You don't mention temperature - the right temperature is the key to good starter creation - ideally a constant 25c /77f.

And yes, rye is good, at least to start with. It doesn't have to be whole grain rye, either.

This site has a good starter creation regime:

https://www.homebaking.at/en/sauerteigansatz-herstellen/

 

Lance

rondayvous's picture
rondayvous
irononpatches's picture
irononpatches

very informative

lesanelms's picture
lesanelms

Ok, I went to the store to get the Rye they said they had. Liars, lol. So I got stone ground wheat. Cleaned the jar, started over. Two days later I am still waiting on something to happen. Still babysitting  flour paste. I have tried so many things to get some sort of activity that hasn't worked, that it is down to the water at this point. I use purchased filtered water. We refill 5 gallon water bottles at a refill station. So today I go get some bottled spring water. Will report back. this is sooo frustrating. Never had this issue before!

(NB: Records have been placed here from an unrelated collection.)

@@ -42,6 +42,11 @@
     "fst_bn_apply": (c_int, [_P, _P, _P, _P, _P, c_int, c_int, c_int, c_int, c_int64, c_void_p]),
     "fst_bn_bwd_reduce": (c_int, [_P, _P, _P, _P, c_int, c_int, c_int, c_int, _P, c_int64, c_void_p]),
     "fst_bn_bwd_apply": (c_int, [_P, _P, _P, _P, _P, c_int, _P, _P, _P, c_int, c_int, c_int, c_int, c_int, c_int, c_int64, c_void_p]),
+    "fst_bn_relu_bwd_reduce": (c_int, [_P, _P, _P, c_int, c_int, c_int, _P, c_int64, c_void_p]),
+    "fst_bn_relu_bwd_apply": (c_int, [_P, _P, _P, _P, c_int, _P, _P, _P, c_int, c_int, c_int, c_int, c_int, c_int64, c_void_p]),
+    "fst_bn_join_bwd_reduce": (c_int, [_P, _P, _P, _P, _P, c_int, c_int, c_int, _P, _P, c_int64, c_void_p]),
+    "fst_bn_join_bwd_apply": (c_int, [_P, _P, _P, _P, _P, _P, _P, _P, _P, _P, _P, _P, _P, c_int, c_int, c_int, c_int, c_int, c_int,
+                                      c_int64, c_void_p]),
     "fst_gate_fwd": (c_int, [_P, _P, c_int, c_int, c_int, c_int64, c_void_p]),
     "fst_gate_bwd": (c_int, [_P, _P, _P, c_int, c_int, c_int, c_int64, c_void_p]),
     "fst_coupling_sum_slots": (c_int64, [c_int, c_int, c_int]),
diff --git a/feature_level_style_transfer_for_tsc_amd/csrc/pointwise.hip b/feature_level_style_transfer_for_tsc_amd/csrc/pointwise.hip
--- a/feature_level_style_transfer_for_tsc_amd/csrc/pointwise.hip
+++ b/feature_level_style_transfer_for_tsc_amd/csrc/pointwise.hip
@@ -230,6 +230,9 @@
   return 0;
 }
 
+__device__ __forceinline__ float bn_affine(float y, float sc, float sh) { return fmaf(y, sc, sh); }
+__device__ __forceinline__ float bn_affine_add(float v, float res, float rsc, float rsh) { return v + fmaf(res, rsc, rsh); }
+
 __global__ __launch_bounds__(256) void bn_apply_kernel(const float* y, const float* stats, const float* res,
                                                        const float* res_stats, float* out, int C, int L, int relu) {
   const int bc = blockIdx.x;
@@ -239,8 +242,8 @@
   if (res && res_stats) { rsc = res_stats[2 * C + c]; rsh = res_stats[3 * C + c]; }
   const long long base = (long long)bc * L;
   for (int t = threadIdx.x; t < L; t += 256) {
-    float v = y[base + t] * sc + sh;
-    if (res) v += res[base + t] * rsc + rsh;
+    float v = bn_affine(y[base + t], sc, sh);
+    if (res) v = bn_affine_add(v, res[base + t], rsc, rsh);
     if (relu) v = fmaxf(v, 0.f);
     out[base + t] = v;
   }
@@ -262,10 +265,11 @@
   float4* o4 = reinterpret_cast<float4*>(out) + base;
   for (int t = t0; t < rv.L4; t += 1 << rv.shift) {
     float4 v = y4[t];
-    v.x = v.x * sc + sh; v.y = v.y * sc + sh; v.z = v.z * sc + sh; v.w = v.w * sc + sh;
+    v.x = bn_affine(v.x, sc, sh); v.y = bn_affine(v.y, sc, sh); v.z = bn_affine(v.z, sc, sh); v.w = bn_affine(v.w, sc, sh);
     if (r4) {
       const float4 q = r4[t];
-      v.x += q.x * rsc + rsh; v.y += q.y * rsc + rsh; v.z += q.z * rsc + rsh; v.w += q.w * rsc + rsh;
+      v.x = bn_affine_add(v.x, q.x, rsc, rsh); v.y = bn_affine_add(v.y, q.y, rsc, rsh);
+      v.z = bn_affine_add(v.z, q.z, rsc, rsh); v.w = bn_affine_add(v.w, q.w, rsc, rsh);
     }
     if (relu) { v.x = fmaxf(v.x, 0.f); v.y = fmaxf(v.y, 0.f); v.z = fmaxf(v.z, 0.f); v.w = fmaxf(v.w, 0.f); }
     o4[t] = v;
@@ -386,6 +390,24 @@
   if (row_sums) {
     block_sum2(rs, dummy);
     if (threadIdx.x == 0) row_sums[bc] = rs;
+  }
+}
+
+__device__ __forceinline__ void bn_store_row_sum(float rs, const RowVec& rv, bool live, int t0, int bc, float* row_sums,
+                                                 float* wsum) {
+  const int w = rv.shift < 6 ? rv.shift : 6;
+  for (int o = (1 << w) >> 1; o > 0; o >>= 1) rs += __shfl_xor(rs, o, 64);
+  if (rv.shift <= 6) {
+    if (live && t0 == 0) row_sums[bc] = rs;
+  } else {
+    if ((threadIdx.x & 63) == 0) wsum[threadIdx.x >> 6] = rs;
+    __syncthreads();
+    if (live && t0 == 0) {
+      const int w0 = threadIdx.x >> 6, nw = 1 << (rv.shift - 6);
+      float tot = 0.f;
+      for (int i = 0; i < nw; ++i) tot += wsum[w0 + i];
+      row_sums[bc] = tot;
+    }
   }
 }
 
@@ -428,22 +450,7 @@
     if (live) dx4[t] = d;
     rs += (d.x + d.y) + (d.z + d.w);
   }
-  if (row_sums) {
-    const int w = rv.shift < 6 ? rv.shift : 6;
-    for (int o = (1 << w) >> 1; o > 0; o >>= 1) rs += __shfl_xor(rs, o, 64);
-    if (rv.shift <= 6) {
-      if (live && t0 == 0) row_sums[bc] = rs;
-    } else {
-      if ((threadIdx.x & 63) == 0) wsum[threadIdx.x >> 6] = rs;
-      __syncthreads();
-      if (live && t0 == 0) {
-        const int w0 = threadIdx.x >> 6, nw = 1 << (rv.shift - 6);
-        float tot = 0.f;
-        for (int i = 0; i < nw; ++i) tot += wsum[w0 + i];
-        row_sums[bc] = tot;
-      }
-    }
-  }
+  if (row_sums) bn_store_row_sum(rs, rv, live, t0, bc, row_sums, wsum);
 }
 
 extern "C" int fst_bn_bwd_apply(const float* dy, const float* y, const float* out, const float* stats, const float* red,
@@ -465,6 +472,281 @@
   }
   FST_LAUNCH_CHECK();
   return 0;
+}
+
+template <int NB>
+struct BnMaskReduceArgs {
+  const float* y[NB];
+  const float* stats[NB];
+  float* red[NB];
+};
+template <int NB>
+struct BnMaskApplyArgs {
+  const float* y[NB];
+  const float* stats[NB];
+  const float* red[NB];
+  float* red_out[NB];
+  float* dx[NB];
+  float* row_sums[NB];
+};
+
+template <int NB>
+__device__ __forceinline__ bool bn_out_positive(float ya, float yb, const float* sc, const float* sh) {
+  float v = bn_affine(ya, sc[0], sh[0]);
+  if (NB == 2) v = bn_affine_add(v, yb, sc[1], sh[1]);
+  return v > 0.f;
+}
+
+template <int NB>
+__device__ __forceinline__ void bn_mask_store_slot(float s1, float* s2, const BnMaskReduceArgs<NB>& a, int C, int c) {
+  float unused = 0.f;
+  block_sum2(s1, s2[0]);
+  if (NB == 2) block_sum2(unused, s2[1]);
+  if (threadIdx.x == 0) {
+#pragma unroll
+    for (int i = 0; i < NB; ++i) {
+      a.red[i][(long long)c * FST_BN_SLOTS + blockIdx.y] = s1;
+      a.red[i][((long long)C + c) * FST_BN_SLOTS + blockIdx.y] = s2[i];
+    }
+  }
+}
+
+template <int NB>
+__global__ __launch_bounds__(256) void bn_mask_bwd_reduce_kernel(const float* dy, BnMaskReduceArgs<NB> a, int B, int C, int L) {
+  const int c = blockIdx.x;
+  float mean[NB], invstd[NB], sc[NB], sh[NB], s2[NB];
+#pragma unroll
+  for (int i = 0; i < NB; ++i) {
+    mean[i] = a.stats[i][c]; invstd[i] = a.stats[i][C + c]; sc[i] = a.stats[i][2 * C + c]; sh[i] = a.stats[i][3 * C + c];
+    s2[i] = 0.f;
+  }
+  float s1 = 0.f;
+  for (int b = blockIdx.y; b < B; b += gridDim.y) {
+    const long long base = ((long long)b * C + c) * L;
+    for (int t = threadIdx.x; t < L; t += 256) {
+      float g = dy[base + t];
+      float v[NB];
+#pragma unroll
+      for (int i = 0; i < NB; ++i) v[i] = a.y[i][base + t];
+      if (!bn_out_positive<NB>(v[0], v[NB - 1], sc, sh)) g = 0.f;
+      s1 += g;
+#pragma unroll
+      for (int i = 0; i < NB; ++i) s2[i] += g * (v[i] - mean[i]) * invstd[i];
+    }
+  }
+  bn_mask_store_slot<NB>(s1, s2, a, C, c);
+}
+
+template <int NB>
+__global__ __launch_bounds__(256) void bn_mask_bwd_reduce_vec_kernel(const float* dy, BnMaskReduceArgs<NB> a, int B, int C, int L,
+                                                                     RowVec rv) {
+  const int c = blockIdx.x, r = threadIdx.x >> rv.shift, t0 = threadIdx.x & ((1 << rv.shift) - 1), rpp = 256 >> rv.shift;
+  float mean[NB], invstd[NB], sc[NB], sh[NB], s2[NB];
+#pragma unroll
+  for (int i = 0; i < NB; ++i) {
+    mean[i] = a.stats[i][c]; invstd[i] = a.stats[i][C + c]; sc[i] = a.stats[i][2 * C + c]; sh[i] = a.stats[i][3 * C + c];
+    s2[i] = 0.f;
+  }
+  float s1 = 0.f;
+  for (int b = blockIdx.y + r * gridDim.y; b < B; b += rpp * gridDim.y) {
+    const long long base = ((long long)b * C + c) * rv.L4;
+    const float4* dy4 = reinterpret_cast<const float4*>(dy) + base;
+    const float4* y4[NB];
+#pragma unroll
+    for (int i = 0; i < NB; ++i) y4[i] = reinterpret_cast<const float4*>(a.y[i]) + base;
+    for (int t = t0; t < rv.L4; t += 1 << rv.shift) {
+      float4 g = dy4[t];
+      float4 v[NB];
+#pragma unroll
+      for (int i = 0; i < NB; ++i) v[i] = y4[i][t];
+      if (!bn_out_positive<NB>(v[0].x, v[NB - 1].x, sc, sh)) g.x = 0.f;
+      if (!bn_out_positive<NB>(v[0].y, v[NB - 1].y, sc, sh)) g.y = 0.f;
+      if (!bn_out_positive<NB>(v[0].z, v[NB - 1].z, sc, sh)) g.z = 0.f;
+      if (!bn_out_positive<NB>(v[0].w, v[NB - 1].w, sc, sh)) g.w = 0.f;
+      s1 += (g.x + g.y) + (g.z + g.w);
+#pragma unroll
+      for (int i = 0; i < NB; ++i)
+        s2[i] += (g.x * (v[i].x - mean[i]) + g.y * (v[i].y - mean[i]) + g.z * (v[i].z - mean[i]) + g.w * (v[i].w - mean[i])) * invstd[i];
+    }
+  }
+  bn_mask_store_slot<NB>(s1, s2, a, C, c);
+}
+
+template <int NB>
+static int launch_bn_mask_bwd_reduce(const char* who, const float* dy, const BnMaskReduceArgs<NB>& a, int B, int C, int L,
+                                     int64_t numel, void* stream) {
+  bool ok = dy && B > 0 && C > 0 && L > 0;
+  for (int i = 0; i < NB; ++i) ok = ok && a.y[i] && a.stats[i] && a.red[i];
+  FST_REQUIRE(ok, "%s: bad arguments", who);
+  FST_REQUIRE_EXTENT(who, B, C, L, numel);
+  if (vec_ok(L, {dy, a.y[0], a.y[NB - 1]}))
+    hipLaunchKernelGGL(bn_mask_bwd_reduce_vec_kernel<NB>, dim3(C, FST_BN_SLOTS), dim3(256), 0, (hipStream_t)stream, dy, a, B, C, L,
+                       row_vec(L));
+  else
+    hipLaunchKernelGGL(bn_mask_bwd_reduce_kernel<NB>, dim3(C, FST_BN_SLOTS), dim3(256), 0, (hipStream_t)stream, dy, a, B, C, L);
+  FST_LAUNCH_CHECK();
+  return 0;
+}
+
+extern "C" int fst_bn_relu_bwd_reduce(const float* dy, const float* y, const float* stats, int B, int C, int L, float* red,
+                                      int64_t numel, void* stream) {
+  const BnMaskReduceArgs<1> a = {{y}, {stats}, {red}};
+  return launch_bn_mask_bwd_reduce<1>("fst_bn_relu_bwd_reduce", dy, a, B, C, L, numel, stream);
+}
+
+extern "C" int fst_bn_join_bwd_reduce(const float* dout, const float* ya, const float* stats_a, const float* yb,
+                                      const float* stats_b, int B, int C, int L, float* red_a, float* red_b, int64_t numel,
+                                      void* stream) {
+  const BnMaskReduceArgs<2> a = {{ya, yb}, {stats_a, stats_b}, {red_a, red_b}};
+  return launch_bn_mask_bwd_reduce<2>("fst_bn_join_bwd_reduce", dout, a, B, C, L, numel, stream);
+}
+
+struct BnBranchCoef {
+  float mean, invstd, scale, m1, m2;
+};
+template <int NB>
+__device__ __forceinline__ void bn_mask_apply_coefs(const BnMaskApplyArgs<NB>& a, int n_slots, int C, int c, bool first_row,
+                                                    int train, float invN, BnBranchCoef* k, float* sc, float* sh) {
+#pragma unroll
+  for (int i = 0; i < NB; ++i) {
+    k[i].mean = a.stats[i][c]; k[i].invstd = a.stats[i][C + c]; k[i].scale = a.stats[i][2 * C + c];
+    sc[i] = k[i].scale; sh[i] = a.stats[i][3 * C + c];
+    float r1 = 0.f, r2 = 0.f;
+    if (a.red[i]) bn_red_sums(a.red[i], n_slots, C, c, r1, r2);
+    if (a.red_out[i] && first_row) { a.red_out[i][c] = r1; a.red_out[i][C + c] = r2; }
+    k[i].m1 = train ? r1 * invN : 0.f;
+    k[i].m2 = train ? r2 * invN : 0.f;
+  }
+}
+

Starter sitting in the oven at 78 degrees.

Used 90 degree water.

Have tried over the last 4 weeks: 

red grapes

honey

Gold Medal bread flour

King Arthur organic bread flour

Bobs Red Mill organic stone ground wheat

Heating pad on low

Oven holding at 78 degrees for the last week on this last try.

Next try - spring water and starting over. 

Abe's picture
Abe

In warm water overnight. Next day use that water to start your starter. 

lesanelms's picture
lesanelms

I'll give it a try. I happen to have some out in the garden. 🤞

Abe's picture
Abe

The starter practically jumped out the jar. 

lesanelms's picture
lesanelms

I found The Sourdough Journey website and followed his suggestions. Made two starters (not his suggestion, my idea), one with Dasani water and one with spring water. The spring water starter is very busy. The Dasani, not so much. It has activity, but very little compared to the spring water. Used 50-50 bread flour and stone ground wheat. I have found my fix! Now I just need to keep it alive.